Exactly as given, transcribe each entry that follows.

____

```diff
@@ -562,6 +570,36 @@
     if descs:
         _defer_stats["flushes"] += 1
         _gemm_group(descs, _stream())
+    _launch_norm_queue(q, early)
+
+
+def _grad_target(p, a):
+    t = _from_alias(a)
+    if p.grad is not None and p.grad.data_ptr() != t.data_ptr():
+        t = p.grad.view(-1)
+    if not t.is_contiguous() or t.dtype != torch.float32:
+        raise RuntimeError("deferred weight gradient: .grad must be a contiguous fp32 tensor")
+    return t
+
+
+def _ln_wgrad_group(descs, st):
+    arr = (EqfLnWgradDesc * len(descs))()
+    for d, (x, dy, rstd, mean0, layout, dw, db) in zip(arr, descs):
+        d.x, d.dy, d.rstd, d.mean0, d.d_weight, d.d_bias = _p(x), _p(dy), _p(rstd), _p(mean0), _p(dw), _p(db)
+        d.rows, d.irreps = x.shape[0], ctypes.pointer(layout.c)
+    call("eqf_layernorm_wgrad_group", arr, len(descs), st)
+
+
+def _launch_norm_queue(q, early):
+    entries, q.norms = q.norms, []
+    if early:
+        q.norms = [e for e in entries if e[0].grad is None or e[1].grad is None]
+        entries = [e for e in entries if e[0].grad is not None and e[1].grad is not None]
+    descs = [(x, dy, rstd, mean0, layout, _grad_target(w, aw), _grad_target(b, ab))
+             for (w, b, x, dy, rstd, mean0, layout, aw, ab) in entries]
+    if descs:
+        _defer_stats["norm_flushes"] += 1
+        _ln_wgrad_group(descs, _stream())
 
 
 def flush_deferred_weight_gradients():
@@ -570,7 +608,7 @@
     except Exception:
         return
     q = _task_queues.get(task)
-    if q is not None and q.entries:
+    if q is not None and (q.entries or q.norms):
         _launch_queue(q, early=True)
 
 
@@ -597,15 +635,24 @@
                     for p in params))
 
 
-def _defer_lin_wgrad(w, b, x, dy, spec, fused_b, dw, db):
+def _task_queue():
     task = torch._C._current_graph_task_id()
     q = _task_queues.get(task)
     if q is None:
         q = _TaskQueue()
         _task_queues[task] = q
         torch.autograd.Variable._execution_engine.queue_callback(lambda q=q: _launch_queue(q))
-    q.entries.append((w, b, x, dy, spec, fused_b, _alias(dw), _alias(db) if fused_b else None))
+    return q
+
+
+def _defer_lin_wgrad(w, b, x, dy, spec, fused_b, dw, db):
+    _task_queue().entries.append((w, b, x, dy, spec, fused_b, _alias(dw), _alias(db) if fused_b else None))
     _defer_stats["queued"] += 1
+
+
+def _defer_norm_wgrad(weight, bias, x, dy, rstd, mean0, layout, dw, db):
+    _task_queue().norms.append((weight, bias, x, dy, rstd, mean0, layout, _alias(dw), _alias(db)))
+    _defer_stats["norms_queued"] += 1
 
 
 def _launch(built):
@@ -1370,6 +1417,11 @@
     D = dmsg.shape[1]
     st = _stream()
     da = db = None
+    if want_a and want_b:
+        da = torch.empty((n, D), device=dmsg.device, dtype=torch.float32)
+        db = torch.empty((n, D), device=dmsg.device, dtype=torch.float32)
+        call("eqf_segment_sum_pair", _p(dmsg), _p(g.src_ptr), _p(g.src_perm), _p(da), _p(g.row_ptr), None, _p(db), n, D, st)
+        return da, db
     if want_a:
         da = torch.empty((n, D), device=dmsg.device, dtype=torch.float32)
         call("eqf_segment_sum", _p(dmsg), _p(g.src_ptr), _p(g.src_perm), _p(da), n, D, 1.0, 0, st)
diff --git a/include/equiformer_hip.h b/include/equiformer_hip.h
--- a/include/equiformer_hip.h
+++ b/include/equiformer_hip.h
@@ -175,6 +175,14 @@
                       const float* mean0, float* dx, float* d_weight, float* d_bias, int rows,
                       const eqf_irreps* irreps, void* stream);
 
+typedef struct eqf_ln_wgrad_desc {
+  const float *x, *dy, *rstd, *mean0;
+  float *d_weight, *d_bias;
+  int rows;
+  const eqf_irreps* irreps;
+} eqf_ln_wgrad_desc;
+int eqf_layernorm_wgrad_group(const eqf_ln_wgrad_desc* descs, int n, void* stream);
+
 int eqf_add_layernorm_fwd(const float* x, const float* x2, float* xsum, const float* weight, const float* bias,
                           float* y, float* rstd, float* mean0, int rows, const eqf_irreps* irreps, float eps,
                           void* stream);
@@ -224,6 +232,8 @@
 
 int eqf_segment_sum(const float* x, const int* ptr, const int* perm, float* out, int nseg, int D,
                     float scale, int accumulate, void* stream);
+int eqf_segment_sum_pair(const float* x, const int* ptr_a, const int* perm_a, float* out_a, const int* ptr_b,
+                         const int* perm_b, float* out_b, int nseg, int D, void* stream);
 int eqf_segment_bcast(const float* x, const int* seg_of, float* out, int rows, int D, float scale,
                       void* stream);
 
```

____

▶ TASK OUTPUT
```diff
@@ -562,6 +570,36 @@
     if descs:
         _defer_stats["flushes"] += 1
         _gemm_group(descs, _stream())
+    _launch_norm_queue(q, early)
+
+
+def _grad_target(p, a):
+    t = _from_alias(a)
+    if p.grad is not None and p.grad.data_ptr() != t.data_ptr():
+        t = p.grad.view(-1)
+    if not t.is_contiguous() or t.dtype != torch.float32:
+        raise RuntimeError("deferred weight gradient: .grad must be a contiguous fp32 tensor")
+    return t
+
+
+def _ln_wgrad_group(descs, st):
+    arr = (EqfLnWgradDesc * len(descs))()
+    for d, (x, dy, rstd, mean0, layout, dw, db) in zip(arr, descs):
+        d.x, d.dy, d.rstd, d.mean0, d.d_weight, d.d_bias = _p(x), _p(dy), _p(rstd), _p(mean0), _p(dw), _p(db)
+        d.rows, d.irreps = x.shape[0], ctypes.pointer(layout.c)
+    call("eqf_layernorm_wgrad_group", arr, len(descs), st)
+
+
+def _launch_norm_queue(q, early):
+    entries, q.norms = q.norms, []
+    if early:
+        q.norms = [e for e in entries if e[0].grad is None or e[1].grad is None]
+        entries = [e for e in entries if e[0].grad is not None and e[1].grad is not None]
+    descs = [(x, dy, rstd, mean0, layout, _grad_target(w, aw), _grad_target(b, ab))
+             for (w, b, x, dy, rstd, mean0, layout, aw, ab) in entries]
+    if descs:
+        _defer_stats["norm_flushes"] += 1
+        _ln_wgrad_group(descs, _stream())
 
 
 def flush_deferred_weight_gradients():
@@ -570,7 +608,7 @@
     except Exception:
         return
     q = _task_queues.get(task)
-    if q is not None and q.entries:
+    if q is not None and (q.entries or q.norms):
         _launch_queue(q, early=True)
 
 
@@ -597,15 +635,24 @@
                     for p in params))
 
 
-def _defer_lin_wgrad(w, b, x, dy, spec, fused_b, dw, db):
+def _task_queue():
     task = torch._C._current_graph_task_id()
     q = _task_queues.get(task)
     if q is None:
         q = _TaskQueue()
         _task_queues[task] = q
         torch.autograd.Variable._execution_engine.queue_callback(lambda q=q: _launch_queue(q))
-    q.entries.append((w, b, x, dy, spec, fused_b, _alias(dw), _alias(db) if fused_b else None))
+    return q
+
+
+def _defer_lin_wgrad(w, b, x, dy, spec, fused_b, dw, db):
+    _task_queue().entries.append((w, b, x, dy, spec, fused_b, _alias(dw), _alias(db) if fused_b else None))
     _defer_stats["queued"] += 1
+
+
+def _defer_norm_wgrad(weight, bias, x, dy, rstd, mean0, layout, dw, db):
+    _task_queue().norms.append((weight, bias, x, dy, rstd, mean0, layout, _alias(dw), _alias(db)))
+    _defer_stats["norms_queued"] += 1
 
 
 def _launch(built):
@@ -1370,6 +1417,11 @@
     D = dmsg.shape[1]
     st = _stream()
     da = db = None
+    if want_a and want_b:
+        da = torch.empty((n, D), device=dmsg.device, dtype=torch.float32)
+        db = torch.empty((n, D), device=dmsg.device, dtype=torch.float32)
+        call("eqf_segment_sum_pair", _p(dmsg), _p(g.src_ptr), _p(g.src_perm), _p(da), _p(g.row_ptr), None, _p(db), n, D, st)
+        return da, db
     if want_a:
         da = torch.empty((n, D), device=dmsg.device, dtype=torch.float32)
         call("eqf_segment_sum", _p(dmsg), _p(g.src_ptr), _p(g.src_perm), _p(da), n, D, 1.0, 0, st)
diff --git a/include/equiformer_hip.h b/include/equiformer_hip.h
--- a/include/equiformer_hip.h
+++ b/include/equiformer_hip.h
@@ -175,6 +175,14 @@
                       const float* mean0, float* dx, float* d_weight, float* d_bias, int rows,
                       const eqf_irreps* irreps, void* stream);
 
+typedef struct eqf_ln_wgrad_desc {
+  const float *x, *dy, *rstd, *mean0;
+  float *d_weight, *d_bias;
+  int rows;
+  const eqf_irreps* irreps;
+} eqf_ln_wgrad_desc;
+int eqf_layernorm_wgrad_group(const eqf_ln_wgrad_desc* descs, int n, void* stream);
+
 int eqf_add_layernorm_fwd(const float* x, const float* x2, float* xsum, const float* weight, const float* bias,
                           float* y, float* rstd, float* mean0, int rows, const eqf_irreps* irreps, float eps,
                           void* stream);
@@ -224,6 +232,8 @@
 
 int eqf_segment_sum(const float* x, const int* ptr, const int* perm, float* out, int nseg, int D,
                     float scale, int accumulate, void* stream);
+int eqf_segment_sum_pair(const float* x, const int* ptr_a, const int* perm_a, float* out_a, const int* ptr_b,
+                         const int* perm_b, float* out_b, int nseg, int D, void* stream);
 int eqf_segment_bcast(const float* x, const int* seg_of, float* out, int rows, int D, float scale,
                       void* stream);
 
```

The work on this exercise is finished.